Talking about gender, climate change and disaster risk
May 2024
Wednesday 15 May
12:30-1:30pm AEST
Continuing the WCC's popular Women's Climate Conversations online series, this conversation took a deep dive into gender equality, climate change and the impact of climate disasters on women.
In a conversation facilitated by WCC founding member, writer and artist, Toni Hassan, gender and disaster risk reduction expert and WCC Steering Circle member, Dr Mary Picard, spoke about the recently launched Sendai Framework for Disaster Risk Reduction Gender Action Plan of which she was one of the key writers. They were joined by Amanda Lamont, co-founder of the Australasian Women in Emergencies Network, and Professor Margaret Alston AM OAM, Head of the Gender, Leadership and Social Sustainability Research Unit, Newcastle University and an eminent researcher on the impacts of climate disasters on women, including in Australia.
This event was presented in association with Community Radio 3CR 'Earth Matters'.
Meet our conversationalists:
Dr Mary Picard works from Australia as an international consultant in disaster and climate risk law, policy and practice, and is a recognised specialist on women’s resilience to disasters and climate change, working with UN Women, the UN Office for Disaster Risk Reduction (UNDRR), and the Asian Development Bank. This work evolved during 16 years overseas from 2000 to 2017 in Switzerland, Guatemala and Zimbabwe, after being a trade union official and then an anti-discrimination and labour lawyer in Melbourne in the 1980s/90s. Mary completed a Master’s and PhD in international law in Geneva and began working in international disaster response law with the Red Cross, which evolved into national disaster and climate risk governance over the last decade.

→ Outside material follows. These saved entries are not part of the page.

template <bool ASYNC_A, int NBMAX, int EPI, bool PATCH>
__global__ void __launch_bounds__(NTHREADS, NBMAX == 4 ? 2 : 1) gemm_rows_tc_kernel(const __grid_constant__ CmganGemmArgs g, const float* __restrict__ Bp,
                                                                                  const TcCfg cfg, const __grid_constant__ CUtensorMap tmA) {
    extern __shared__ uint8_t smem_raw[];
    const uint32_t base = (smem_u32(smem_raw) + 1023u) & ~1023u;
    uint8_t* base_ptr = smem_raw + (base - smem_u32(smem_raw));
    const int BN = cfg.BN, stages = cfg.stages;
    const int b_tile_bytes = BN * KC * 4;
    const int cpt = g.Cin / KC;
    const int nchunks = cpt * g.ntaps;
    const uint32_t sA = base;
    const uint32_t sB = sA + stages * A_STAGE_BYTES;
    const uint32_t b_region = (uint32_t)(cfg.resident ? nchunks : stages) * b_tile_bytes;
    const uint32_t sStg = sB + b_region;
    const uint32_t bars = sStg + STG_BYTES;
    auto full_bar = [&](int s) { return bars + 8u * s; };
    auto empty_bar = [&](int s) { return bars + 8u * (stages + s); };
    const uint32_t bready_bar = bars + 8u * (2 * stages);

    const int tid = threadIdx.x, warp = tid >> 5, lane = tid & 31;
    const int ntiles = cfg.ntiles;
    const int my_tiles = (ntiles - (int)blockIdx.x + (int)gridDim.x - 1) / (int)gridDim.x;

    if (tid == 0) {
        for (int s = 0; s < stages; ++s) { mbar_init(full_bar(s), cfg.tma ? 1 : NPROD + (cfg.resident ? 0 : 1)); mbar_init(empty_bar(s), 4); }
        mbar_init(bready_bar, 1);
        fence_barrier_init();
    }
    __syncthreads();

    if (warp < 4) {
        const int c = tid & 7;
        const int rr = tid >> 3;
        uint32_t dst_off[4];
#pragma unroll
        for (int i = 0; i < 4; ++i) { const int r = rr + 16 * i; dst_off[i] = r * 128 + ((c ^ (r & 7)) << 4); }
        const long total = (long)my_tiles * nchunks;
        if (tid == 0 && cfg.resident) {
            mbar_arrive_expect_tx(bready_bar, (uint32_t)(nchunks * b_tile_bytes));
            for (int ch = 0; ch < nchunks; ++ch)
                bulk_g2s(sB + ch * b_tile_bytes, Bp + (long)ch * BN * KC, (uint32_t)b_tile_bytes, bready_bar);
        }
#define B_STAGE(q, s)                                                                                                    \
        if (tid == 0 && !cfg.resident) {                                                                                 \
            if (!cfg.tma) mbar_arrive_expect_tx(full_bar(s), (uint32_t)b_tile_bytes);                                    \
            bulk_g2s(sB + (s) * b_tile_bytes, Bp + (long)((q) % nchunks) * BN * KC, (uint32_t)b_tile_bytes, full_bar(s)); \
        }

        if (ASYNC_A && cfg.tma) {
            if (tid == 0) {
                for (long q = 0; q < total; ++q) {
                    const int lt = (int)(q / nchunks), ch = (int)(q - (long)lt * nchunks);
                    const int s = (int)(q % stages);
                    const uint32_t par = (uint32_t)((q / stages) & 1);
                    mbar_wait(empty_bar(s), par ^ 1u);
                    mbar_arrive_expect_tx(full_bar(s), (uint32_t)(A_STAGE_BYTES + (cfg.resident ? 0 : b_tile_bytes)));
                    B_STAGE(q, s)
                    const int tile = blockIdx.x + lt * gridDim.x;
                    if (!PATCH) {
                        tma_load_2d(sA + s * A_STAGE_BYTES, &tmA, ch * KC, tile * BM, full_bar(s));
                    } else {
                        const int fx = tile % cfg.nfx, ty = (tile / cfg.nfx) % cfg.nty, bimg = tile / (cfg.nfx * cfg.nty);
                        const int tap = ch / cpt, kc = ch - tap * cpt;
                        tma_load_4d(sA + s * A_STAGE_BYTES, &tmA, kc * KC, fx * PW + g.dx[tap], ty * PH + g.dy[tap], bimg, full_bar(s));
                    }
                }
            }
            __syncwarp();
        } else if (ASYNC_A) {
            const int LAG = stages >= 4 ? 2 : 1;
            long rowoff[4];
            RowInfo ri[4];
            int cur_tile = -1, cur_tap = -1;
            for (long q = 0; q < total + LAG; ++q) {
                if (q < total) {
                    const int lt = (int)(q / nchunks), ch = (int)(q - (long)lt * nchunks);
                    const int s = (int)(q % stages);
                    const uint32_t par = (uint32_t)((q / stages) & 1);
                    const int tap = ch / cpt, k0 = (ch - tap * cpt) * KC + c * 4;
                    if (lt != cur_tile) {
                        cur_tile = lt; cur_tap = -1;
                        const int m0 = (blockIdx.x + lt * gridDim.x) * BM;
#pragma unroll
                        for (int i = 0; i < 4; ++i) ri[i] = decode_row(g, m0 + rr + 16 * i);
                    }
                    if (tap != cur_tap) {
                        cur_tap = tap;
#pragma unroll
                        for (int i = 0; i < 4; ++i) {
                            long r = in_row_of(g, ri[i], tap);
                            rowoff[i] = r < 0 ? -1 : g.tap_off[tap] + r * g.lda;
                        }
                    }
                    mbar_wait(empty_bar(s), par ^ 1u);
                    B_STAGE(q, s)
                    const uint32_t sbase = sA + s * A_STAGE_BYTES;
#pragma unroll
                    for (int i = 0; i < 4; ++i) {
                        const bool ok = rowoff[i] >= 0;
                        cp_async16(sbase + dst_off[i], g.A + (ok ? rowoff[i] + k0 : 0), ok ? 16u : 0u);
                    }
                }
                cp_async_commit();
                const long done = q - LAG;
                if (done >= 0) {
                    if (LAG == 2) cp_async_wait<2>(); else cp_async_wait<1>();
                    fence_proxy_async();
                    mbar_arrive(full_bar((int)(done % stages)));
                }
            }
        } else {
            float mean[4], rstd[4];
            RowInfo ri[4];
            int cur_tile = -1;
            for (long q = 0; q < total; ++q) {
                const int lt = (int)(q / nchunks), ch = (int)(q - (long)lt * nchunks);
                const int s = (int)(q % stages);
                const uint32_t par = (uint32_t)((q / stages) & 1);
                const int tap = ch / cpt, k0 = (ch - tap * cpt) * KC + c * 4;
                if (lt != cur_tile) {
                    cur_tile = lt;
                    const int m0 = (blockIdx.x + lt * gridDim.x) * BM;
#pragma unroll
                    for (int i = 0; i < 4; ++i) {
                        ri[i] = decode_row(g, m0 + rr + 16 * i);
                        mean[i] = 0.f; rstd[i] = 1.f;
                        if (g.pro == CMGAN_PRO_LN) {
                            long r = in_row_of(g, ri[i], 0);
                            if (r >= 0) { float2 st = __ldg(reinterpret_cast<const float2*>(g.p0) + r); mean[i] = st.x; rstd[i] = st.y; }
                        }
                    }
                }
                ChunkParams cp;
                load_chunk_params(g, k0, cp);
                float4 v[4];
                long rows[4];
#pragma unroll
                for (int i = 0; i < 4; ++i) {
                    rows[i] = in_row_of(g, ri[i], tap);
                    v[i] = rows[i] >= 0 ? __ldg(reinterpret_cast<const float4*>(g.A + g.tap_off[tap] + rows[i] * g.lda + k0)) : make_float4(0.f, 0.f, 0.f, 0.f);
                }
#pragma unroll
                for (int i = 0; i < 4; ++i)
                    if (rows[i] >= 0) v[i] = transform4(g, v[i], rows[i], k0, mean[i], rstd[i], cp);
                mbar_wait(empty_bar(s), par ^ 1u);
                B_STAGE(q, s)
                const uint32_t sbase = sA + s * A_STAGE_BYTES;
#pragma unroll
                for (int i = 0; i < 4; ++i)
                    asm volatile("st.shared.v4.f32 [%0], {%1, %2, %3, %4};" ::"r"(sbase + dst_off[i]), "f"(to_tf32(v[i].x)), "f"(to_tf32(v[i].y)),
                                 "f"(to_tf32(v[i].z)), "f"(to_tf32(v[i].w)) : "memory");
                fence_proxy_async();
                mbar_arrive(full_bar(s));
            }
        }
#undef B_STAGE
    } else {
        const int cw = warp - 4;
        const int nb = BN / 16;
        float acc[NBMAX][8];
#pragma unroll
        for (int j = 0; j < NBMAX; ++j)
#pragma unroll
            for (int i = 0; i < 8; ++i) acc[j][i] = 0.f;
        float* stg = reinterpret_cast<float*>(base_ptr + (sStg - base)) + cw * 16 * STG_LD;
        const int col4 = (lane & 15) * 4;
        const int rsub = lane >> 4;
        const int fg = lane >> 2, ft = lane & 3;
        constexpr bool DROPS = EPI == CMGAN_EPI_DROP_RES || EPI == CMGAN_EPI_DSWISH_DROP || EPI == CMGAN_EPI_SWISH_DUAL;
        const uint32_t seed32 = DROPS ? cmgan_seed32(eff_seed(g)) : 0u;
        const uint32_t thr16 = g.drop_thr >> 16;
        const bool drop_on = DROPS && g.drop_thr != 0u;
        constexpr bool patch = PATCH;
        const float inv_keep = g.inv_keep, alpha = g.alpha;
        const float* xbase = nullptr;
        long ldx = 0;
        if (EPI == CMGAN_EPI_DROP_RES) { xbase = g.R; ldx = g.ldr; }
        else if (EPI == CMGAN_EPI_DSWISH_DROP || EPI == CMGAN_EPI_DBNSWISH) { xbase = g.aux; ldx = g.ldaux; }
        else if (EPI == CMGAN_EPI_ACC) { xbase = g.C; ldx = g.ldc; }
        if (cfg.resident) mbar_wait(bready_bar, 0);
        const TileRing ring{sA, sB, bars, stages, b_tile_bytes, nchunks, cfg.resident, lane};
        long q = 0;
        for (int lt = 0; lt < my_tiles; ++lt) {
            tile_mma_nw<NBMAX>((nb + 3) / 4, acc, ring, q);
            const int tile = blockIdx.x + lt * gridDim.x;
            long mfirst;
            int hi_rows, vhi, vlo;
            if (patch) {
                const int fx = tile % cfg.nfx, ty = (tile / cfg.nfx) % cfg.nty, bimg = tile / (cfg.nfx * cfg.nty);
                const int y0 = ty * PH + cw * 2, x0 = fx * PW;
                mfirst = ((long)bimg * cfg.H + y0) * cfg.W + x0 + rsub;
                hi_rows = cfg.W; vhi = cfg.H - y0; vlo = cfg.W - x0;
            } else {
                const int mrow0 = tile * BM + cw * 16;
                mfirst = (long)mrow0 + rsub;
                hi_rows = 8; vhi = 2; vlo = g.M - mrow0;
            }
            auto row_ok = [&](int ps) { return patch ? ((ps >> 2) < vhi && 2 * (ps & 3) + rsub < vlo) : (2 * ps + rsub < vlo); };
            auto row_delta = [&](int ps) { return (long)(ps >> 2) * hi_rows + 2 * (ps & 3); };
            const bool any_row = row_ok(0);
#pragma unroll
            for (int sl = 0; sl < NBMAX / 4; ++sl) {
                const int n0 = sl * SLAB;
                if (n0 >= BN) break;
                const int ncols = min(SLAB, BN - n0);
#pragma unroll
                for (int jj = 0; jj < 4; ++jj) {
                    if (16 * jj >= ncols) break;
                    const float* d = acc[4 * sl + jj];
// ... 92 lines not shown
using PFN_encodeTiled = CUresult (*)(CUtensorMap*, CUtensorMapDataType, cuuint32_t, void*, const cuuint64_t*, const cuuint64_t*, const cuuint32_t*,
                                      const cuuint32_t*, CUtensorMapInterleave, CUtensorMapSwizzle, CUtensorMapL2promotion, CUtensorMapFloatOOBfill);
PFN_encodeTiled get_encoder() {
    static PFN_encodeTiled encode = nullptr;
    static bool tried = false;
    if (!tried) {
        tried = true;
        void* fn = nullptr;
        cudaDriverEntryPointQueryResult qres;
        if (cudaGetDriverEntryPoint("cuTensorMapEncodeTiled", &fn, cudaEnableDefault, &qres) == cudaSuccess && qres == cudaDriverEntryPointSuccess)
            encode = reinterpret_cast<PFN_encodeTiled>(fn);
    }
    return encode;
}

Amanda Lamont is the co-founder of the Australasian Women in Emergencies Network and Chair of the Women in Emergencies for Climate Action Chapter of that network.
She has an established career as a disaster resilience adviser, climate change storyteller, firefighter, emergency volunteer, world explorer, writer, photographer and public speaker. A qualified lawyer, she has over 25 years of experience in roles spanning executive leadership, corporate partnerships, international humanitarian and community development, disaster management and climate action. She has held senior roles in government, INGOs, not-for-profits and corporate enterprises.
Amanda was awarded the National Emergency Medal for services in relation to the Queensland Monsoonal Floods in 2018 and the 2019-20 Australian Bushfires.
Professor Margaret Alston AM OAM is a Professor of Social Work in the School of Humanities and Social Science, Newcastle University. She was previously Professor of Social Work and Head of Department at Monash University, and in 2008, established the Gender, Leadership and Social Sustainability (GLASS) research unit. Her main areas of research are gender, climate and environmental disasters, rural women and social work.
Margaret has authored several books on the role of farming women in Australian agriculture, arguing that Australian farming women have been neglected, ignored and silenced in mainstream narratives about rural Australian life. She has completed projects on gender and climate change in India, Bangladesh, Laos and the Pacific and was a resident gender expert at the UN’s Food and Agriculture Organisation (FAO)’s offices in Rome in 2009, 2007 and 2003. In 2009 I was also appointed as a UN gender expert by UN-Habitat to advise on the detailed report on the impact of climate change on global cities. She also worked as a gender expert for UNEP in Geneva training field staff on gender sensitive practice.
In 2021, Margaret was awarded an AM for services to social work education and research. In 2010, she was awarded an OAM for services to rural women and to social work.
In conversation with ….
Toni Hassan is a writer who has held diverse positions in communications, advocacy and project management in the not-for-profit sector and government sector. She is also an artist too, seeking to combine social justice concerns with visual practice. She is a founding member of WCC.